Scientific classification
- Kingdom: Animalia
- Phylum: Mollusca
- Class: Bivalvia
- Order: Unionida
- Family: Unionidae
- Genus: Fusconaia
- Species: F. cuneolus
- Binomial name: Fusconaia cuneolus (Lea, 1840)
- Synonyms: Unio cuneolus Lea, 1840; Unio appressus Lea, 1871; Unio tuscumbiensis Lea, 1871; Unio flavidus Lea, 1872;

= Fusconaia cuneolus =

- Genus: Fusconaia
- Species: cuneolus
- Authority: (Lea, 1840)
- Conservation status: EN
- Synonyms: Unio cuneolus Lea, 1840, Unio appressus Lea, 1871, Unio tuscumbiensis Lea, 1871, Unio flavidus Lea, 1872

Species of bivalve

Fusconaia cuneolus, the fine-rayed pigtoe pearly mussel or fine-rayed pigtoe, is a species of bivalve in the family Unionidae. It is native to Tennessee, Alabama, and Virginia in the United States, in each of which its population has declined severely. It is a federally listed endangered species of the United States.

Like other freshwater mussels, this species reproduces by releasing its larvae, or glochidia, into the water where they make their way into the bodies of fish. There they develop into juvenile mussels.
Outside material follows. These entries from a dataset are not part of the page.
#ifndef VOGE_FB_ABL
#define VOGE_FB_ABL 0
#endif
#ifndef VOGE_FB_WPE
#define VOGE_FB_WPE 4
#endif
template <int SRC, int C, int NS, typename OffT, bool ISO, bool NOAD, bool DIAG = false>
__global__ void __launch_bounds__(64) __attribute__((amdgpu_waves_per_eu(NS == 4 ? 2 : (ISO ? VOGE_FB_WPE : 3))))
fragment_bwd_kernel(const float4 *__restrict__ rec, const float *__restrict__ rays,
                        const float *__restrict__ colors, const int32_t *__restrict__ idx, const int32_t *__restrict__ cnt,
                        const float *__restrict__ weight, const float *__restrict__ act, const float *__restrict__ len,
                        const float *__restrict__ dsd, const float *__restrict__ rgb, const float *__restrict__ wsum,
                        const float *__restrict__ bg, const float thr, const float *__restrict__ g_img, const long gs_pix,
                        const long gs_c, const float *__restrict__ g_hitlen, const float occ,
                        const int P, const long nrows, const int W, const int K, const long Nattr,
                        float *__restrict__ acc ) {
  static_assert(NS == 2 || NS == 4, "a lane owns one or two aligned pairs of slots");
  static_assert(!DIAG || (!ISO && NOAD && C <= 4), "the per-axis form keeps no act / dsd");
  constexpr int NV4 = SRC == 0 ? (ISO ? 2 : (DIAG ? 3 : 4)) : (ISO ? 1 : (DIAG ? 2 : 3)), NACC = 4 * NV4;
  constexpr int NRC = ISO ? 1 : (DIAG ? 2 : 3);
  auto sum_add = [&](const int key, const int c, const float v) { unsafeAtomicAdd(acc + NACC * (size_t)key + c, v); };
  __shared__ __attribute__((aligned(16))) FragBwdLds<NV4, NS> L;
  float *const Llen = L.len, *const Lsp = L.sp, *const LE = L.E, *const Lu = L.u, *const LR = L.r;
  const int lane = threadIdx.x;
  FB_T0();
  const int blocks_x = (W + kFbGW - 1) / kFbGW;
  const long blk = blockIdx.x;
  const int x0 = (int)(blk % blocks_x) * kFbGW;
  const long y0 = (blk / blocks_x) * kFbGH;
  const bool vec = (K % NS) == 0;
  const int gx = x0 + (lane & (kFbGW - 1));
  const long gy = y0 + lane / kFbGW;
  const bool pv = lane < kFbG && gx < W && gy < nrows;
  const int lead_g = pv ? min(K, max(0, cnt[gy * W + gx])) : 0;
  const int need = (lead_g + NS - 1) / NS;
  const int incl = wave_incl_scan(need, lane);
  if (__builtin_amdgcn_readlane(incl, 63) == 0) return;
  wt_clear(L.tab, lane);
  int pc = 0, off = 0;
  while (pc < kFbG) {
    PackLane pk;
    int npm;
    const int pe = pack_round(need, incl, kFbG, lane, pc, off, pk, npm);
    off = __builtin_amdgcn_readlane(incl, pe - 1);
    pc = pe;
    if (npm == 0) continue;
    FB_TICK(0);
    const bool on = pk.p >= 0;
    const int q = on ? lane - pk.s0 : 0, LP = on ? pk.np : 1;
    const int lead = __shfl(lead_g, on ? pk.p : 0, 64);
    const int k0 = NS * q;
    const OffT pix = on ? (OffT)((y0 + pk.p / kFbGW) * W + x0 + (pk.p & (kFbGW - 1))) : (OffT)0;
    const OffT fb = (pix * (OffT)K + (OffT)k0) * (OffT)4;
    const int r0 = NS * pk.s0 + 4 * pk.ord, RS = NS * LP + 4;
    const int d0 = on ? r0 + 2 + k0 : 2;
    int id[NS];
    float wv[NS], lm[NS], sm[NS], em[NS], gwv[NS];
    bool live[NS];
#pragma unroll
    for (int a = 0; a < NS; ++a) {
      id[a] = -1; wv[a] = 0.f; lm[a] = VOGE_SENT_LEN; sm[a] = 1e-5f; em[a] = 0.f; gwv[a] = 0.f;
      live[a] = on && (k0 + a < lead);
    }
    const float3 dv = at_bytes<float3>(rays, pix * (OffT)12);
    const float dx = on ? dv.x : 0.f, dy = on ? dv.y : 0.f, dz = on ? dv.z : 0.f;
    float4 rc[NS][NRC];
    float av[NS], dv2[NS];
#pragma unroll
    for (int a = 0; a < NS; ++a) { av[a] = 0.f; dv2[a] = 0.f; }
    {
      int idr[NS];
      float wr[NS], lr[NS], ar[NS], dr[NS], gr_[NS];
#pragma unroll
      for (int a = 0; a < NS; ++a) { idr[a] = -1; wr[a] = 0.f; lr[a] = VOGE_SENT_LEN; ar[a] = 0.f; dr[a] = 0.f; gr_[a] = 0.f; }
      const bool gw_wide = SRC == 1 && g_img != nullptr && vec && gs_c == 1 && gs_pix == (long)K;
      if (vec) {
#pragma unroll
        for (int h2 = 0; h2 < NS / 2; ++h2) {
          const OffT fo = fb + (OffT)(8 * h2);
          const int2 i2 = at_bytes<int2>(idx, fo);
          const v2f w2 = at_bytes<v2f>(weight, fo), l2 = at_bytes<v2f>(len, fo);
          idr[2 * h2] = i2.x; idr[2 * h2 + 1] = i2.y; wr[2 * h2] = w2.x; wr[2 * h2 + 1] = w2.y; lr[2 * h2] = l2.x; lr[2 * h2 + 1] = l2.y;
          if (!NOAD) {
            const v2f a2 = at_bytes<v2f>(act, fo), d2 = at_bytes<v2f>(dsd, fo);
            ar[2 * h2] = a2.x; ar[2 * h2 + 1] = a2.y; dr[2 * h2] = d2.x; dr[2 * h2 + 1] = d2.y;
          }
          if (gw_wide) {
            const v2f g2 = at_bytes<v2f>(g_img, fo);
            gr_[2 * h2] = g2.x; gr_[2 * h2 + 1] = g2.y;
          }
        }
      } else {
#pragma unroll
        for (int a = 0; a < NS; ++a) {
          const OffT fo = (pix * (OffT)K + (OffT)min(k0 + a, K - 1)) * (OffT)4;
          idr[a] = at_bytes<int>(idx, fo); wr[a] = at_bytes<float>(weight, fo); lr[a] = at_bytes<float>(len, fo);
          if (!NOAD) { ar[a] = at_bytes<float>(act, fo); dr[a] = at_bytes<float>(dsd, fo); }
        }
      }
      if (SRC == 1 && g_img != nullptr && !gw_wide) {
#pragma unroll
        for (int a = 0; a < NS; ++a) gr_[a] = g_img[(long)pix * gs_pix + (long)min(k0 + a, K - 1) * gs_c];
      }
#pragma unroll
      for (int a = 0; a < NS; ++a) {
        if (live[a]) { id[a] = idr[a]; wv[a] = wr[a]; lm[a] = lr[a]; av[a] = ar[a]; dv2[a] = dr[a]; gwv[a] = gr_[a]; }
      }
    }
    float gr[4] = {0.f, 0.f, 0.f, 0.f}, g_sum_w = 0.0f;
    float px_ws = 0.f, px_rgb[4] = {0.f, 0.f, 0.f, 0.f}, px_g[4] = {0.f, 0.f, 0.f, 0.f};
    if (SRC == 2) {
      if (g_img != nullptr) px_g[0] = g_img[(long)pix * gs_pix];
      px_ws = at_bytes<float>(wsum, pix * (OffT)4);
      px_rgb[0] = at_bytes<float>(rgb, pix * (OffT)4);
      if (bg != nullptr) px_g[1] = at_bytes<float>(bg, pix * (OffT)4);
    }
    if (SRC == 0) {
#pragma unroll
      for (int c = 0; c < C; ++c) px_g[c] = g_img[(long)pix * gs_pix + c * gs_c];
      if (wsum != nullptr) px_ws = at_bytes<float>(wsum, pix * (OffT)4);
      if (bg != nullptr) {
// ... 162 lines not shown
      if (go) {
        if (ISO) {
          const float mx = rc[a][0].x, my = rc[a][0].y, mz = rc[a][0].z, aa = rc[a][0].w;
          const float t = fmaf(mz, dz, fmaf(my, dy, mx * dx)) * idn;
          float vx = fmaf(-t, dx, mx), vy = fmaf(-t, dy, my), vz = fmaf(-t, dz, mz);
          {
            const float rr = fmaf(vz, dz, fmaf(vy, dy, vx * dx)) * idn;
            vx = fmaf(-rr, dx, vx); vy = fmaf(-rr, dy, vy); vz = fmaf(-rr, dz, vz);
          }
          const float c1 = gl[a] * idn, c2 = 2.0f * aa * ga[a];
          val[0] = make_float4(fmaf(c1, dx, c2 * vx), fmaf(c1, dy, c2 * vy), fmaf(c1, dz, c2 * vz),
                               fmaf(ga[a], fmaf(vz, vz, fmaf(vy, vy, vx * vx)), gd[a] * dn2));
        } else if (DIAG) {
          const float4 r0 = rc[a][0], r1 = rc[a][NRC - 1];
          const float mx = r0.x, my = r0.y, mz = r0.z;
          const float adx = r0.w * dx, ady = r1.x * dy, adz = r1.y * dz;
          const float ksk = fmaf(dz, adz, fmaf(dy, ady, dx * adx)), msk = fmaf(mz, adz, fmaf(my, ady, mx * adx));
          const float ik = __builtin_amdgcn_rcpf(ksk);
          const float t = msk * ik;
          float vx = fmaf(-t, dx, mx), vy = fmaf(-t, dy, my), vz = fmaf(-t, dz, mz);
          {
            const float rr = fmaf(vz, adz, fmaf(vy, ady, vx * adx)) * ik;
            vx = fmaf(-rr, dx, vx); vy = fmaf(-rr, dy, vy); vz = fmaf(-rr, dz, vz);
          }
          const float avx = r0.w * vx, avy = r1.x * vy, avz = r1.y * vz;
          const float c1 = gl[a] * ik, g_a = ga[a], g_d = gd[a];
          const float o0 = fmaf(c1, adx, g_a * (avx + avx)), o1 = fmaf(c1, ady, g_a * (avy + avy)), o2 = fmaf(c1, adz, g_a * (avz + avz));
          const float o3 = fmaf(g_a, vx * vx, fmaf(g_d, dx * dx, c1 * (vx * dx)));
          const float o4 = fmaf(g_a, vy * vy, fmaf(g_d, dy * dy, c1 * (vy * dy)));
          const float o5 = fmaf(g_a, vz * vz, fmaf(g_d, dz * dz, c1 * (vz * dz)));
          val[0] = make_float4(o0, o1, o2, o3);
          if (SRC == 0) {
            val[NV4 >= 2 ? 1 : 0] = make_float4(o4, o5, wv[a] * gr[0], wv[a] * gr[1]);
            val[NV4 >= 3 ? 2 : 0] = make_float4(wv[a] * gr[2], wv[a] * gr[3], 0.f, 0.f);
          } else {
            val[NV4 >= 2 ? 1 : 0] = make_float4(o4, o5, 0.f, 0.f);
          }
        } else {
          const float4 r0 = rc[a][0], r1 = rc[a][NRC == 3 ? 1 : 0], r2 = rc[a][NRC == 3 ? 2 : 0];
          const float mx = r0.x, my = r0.y, mz = r0.z;
          const float A[9] = {r0.w, r1.x, r1.y, r1.z, r1.w, r2.x, r2.y, r2.z, r2.w};
          const float adx = fmaf(A[2], dz, fmaf(A[1], dy, A[0] * dx)), ady = fmaf(A[5], dz, fmaf(A[4], dy, A[3] * dx)),
                      adz = fmaf(A[8], dz, fmaf(A[7], dy, A[6] * dx));
          const float tdx = fmaf(A[6], dz, fmaf(A[3], dy, A[0] * dx)), tdy = fmaf(A[7], dz, fmaf(A[4], dy, A[1] * dx)),
                      tdz = fmaf(A[8], dz, fmaf(A[5], dy, A[2] * dx));
          const float ksk = fmaf(dz, adz, fmaf(dy, ady, dx * adx)), msk = fmaf(mz, adz, fmaf(my, ady, mx * adx));
          const float ik = __builtin_amdgcn_rcpf(ksk);
          const float t = msk * ik;
          float vx = fmaf(-t, dx, mx), vy = fmaf(-t, dy, my), vz = fmaf(-t, dz, mz);
          {
            const float rr = fmaf(vz, adz, fmaf(vy, ady, vx * adx)) * ik;
            vx = fmaf(-rr, dx, vx); vy = fmaf(-rr, dy, vy); vz = fmaf(-rr, dz, vz);
          }
          const float avx = fmaf(A[2], vz, fmaf(A[1], vy, A[0] * vx)), avy = fmaf(A[5], vz, fmaf(A[4], vy, A[3] * vx)),
                      avz = fmaf(A[8], vz, fmaf(A[7], vy, A[6] * vx));
          const float tvx = fmaf(A[6], vz, fmaf(A[3], vy, A[0] * vx)), tvy = fmaf(A[7], vz, fmaf(A[4], vy, A[1] * vx)),
                      tvz = fmaf(A[8], vz, fmaf(A[5], vy, A[2] * vx));
          const float c1 = gl[a] * ik, g_a = ga[a], g_d = gd[a];
          float o[12];
          o[0] = fmaf(c1, adx, g_a * (avx + tvx + t * (tdx - adx)));
          o[1] = fmaf(c1, ady, g_a * (avy + tvy + t * (tdy - ady)));
          o[2] = fmaf(c1, adz, g_a * (avz + tvz + t * (tdz - adz)));
          const float d[3] = {dx, dy, dz}, v[3] = {vx, vy, vz};
#pragma unroll
          for (int i = 0; i < 3; ++i)
#pragma unroll
            for (int c = 0; c < 3; ++c)
              o[3 + 3 * i + c] = fmaf(g_a, fmaf(v[i], v[c], t * (d[i] * v[c] - v[i] * d[c])), fmaf(g_d, d[i] * d[c], c1 * (v[i] * d[c])));
          val[0] = make_float4(o[0], o[1], o[2], o[3]);
          val[NV4 >= 3 ? 1 : 0] = make_float4(o[4], o[5], o[6], o[7]);
          val[NV4 >= 3 ? 2 : 0] = make_float4(o[8], o[9], o[10], o[11]);
        }
        if (SRC == 0 && !DIAG) val[NV4 - 1] = make_float4(wv[a] * gr[0], wv[a] * gr[1], wv[a] * gr[2], wv[a] * gr[3]);
        go = false;
#pragma unroll
        for (int r = 0; r < NV4; ++r) go = go || (val[r].x != 0.f || val[r].y != 0.f || val[r].z != 0.f || val[r].w != 0.f);
      }
      if (PAIR) {
#pragma unroll
        for (int r = 0; r < NV4; ++r) valp[PAIR ? a : 0][r] = val[r];
        gop[a] = go;
        continue;
      }
      if (!__any(go)) continue;
      FB_TICK(3);
#if VOGE_FB_ABL & 1
      if (go && val[0].x == 1.2345f && val[NV4 - 1].y == 3.21f) acc[id[a]] = val[0].w + val[NV4 - 1].x;
      continue;
#endif
      const int slot = wt_find(L.tab, id[a], go);
#ifdef VOGE_FB_TIMES
      {
        lds_vint *owner = lds_volatile(L.tab.owner);
        bool pending = go && slot >= 0;
        const unsigned long long m0 = __ballot(pending);
        unsigned rounds = 0;
        while (__any(pending)) {
          if (pending) owner[slot] = lane;
          if (pending && owner[slot] == lane) pending = false;
          ++rounds;
        }
        if (lane == 0 && blockIdx.x < kFbTimesWaves) {
          g_fb_tab[blockIdx.x][0] += 1; g_fb_tab[blockIdx.x][1] += rounds; g_fb_tab[blockIdx.x][2] += (unsigned)__popcll(m0);
        }
      }
#endif
      wt_add(L.tab, slot, val, go && slot >= 0, lane);
      if (go && slot < 0) {
#pragma unroll
        for (int r = 0; r < NV4; ++r) {
          const float o[4] = {val[r].x, val[r].y, val[r].z, val[r].w};
#pragma unroll
          for (int c = 0; c < 4; ++c) sum_add(id[a], 4 * r + c, o[c]);
        }
      }
      FB_TICK(4);
    }
    if (PAIR && __any(gop[0] | gop[1])) {
      FB_TICK(3);
      int slot0, slot1;
      wt_find2(L.tab, id[0], gop[0], id[NS - 1], gop[1], slot0, slot1);
      wt_add2_by_group(L.tab, slot0, valp[0], gop[0] && slot0 >= 0, slot1, valp[PAIR ? 1 : 0], gop[1] && slot1 >= 0, pk.ord);
#pragma unroll
      for (int a = 0; a < 2; ++a) {
        const int sl = a == 0 ? slot0 : slot1;
        if (gop[a] && sl < 0) {
#pragma unroll
          for (int r = 0; r < NV4; ++r) {
            const float o[4] = {valp[PAIR ? a : 0][r].x, valp[PAIR ? a : 0][r].y, valp[PAIR ? a : 0][r].z, valp[PAIR ? a : 0][r].w};
#pragma unroll
            for (int c = 0; c < 4; ++c) sum_add(id[a == 0 ? 0 : NS - 1], 4 * r + c, o[c]);
          }
        }
      }
      FB_TICK(4);
    }
  }
  FB_TICK(0);
  {
    constexpr int EPI = 64 / NACC;
    const int e = lane / NACC, c = lane - e * NACC;
    const float *vals = reinterpret_cast<const float *>(L.tab.vals);
    const int n = wt_compact(L.tab, lane);
    const lds_vint *list = lds_volatile(L.tab.owner);
    for (int i = e; i < n && e < EPI; i += EPI) {
      const int s = list[i];
      sum_add(L.tab.keys[s], c, vals[s * NACC + c]);
    }
  }
  FB_TICK(5);
  FB_TOUT();
}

Fish hosts for this mussel include fathead minnow (Pimephales promelas); river chub (Nocomis micropogon); stoneroller (Campostoma anomalum); telescope shiner (Notropis telescopus); Tennessee shiner (Notropis leuciodus); white shiner (Luxilus albeolus); whitetail shiner (Cyprinella galactura); and the mottled sculpin (Cottus bairdi).

There is only one large population which is located in the Clinch River.

This species appears to be most closely related to Fusconaia cor.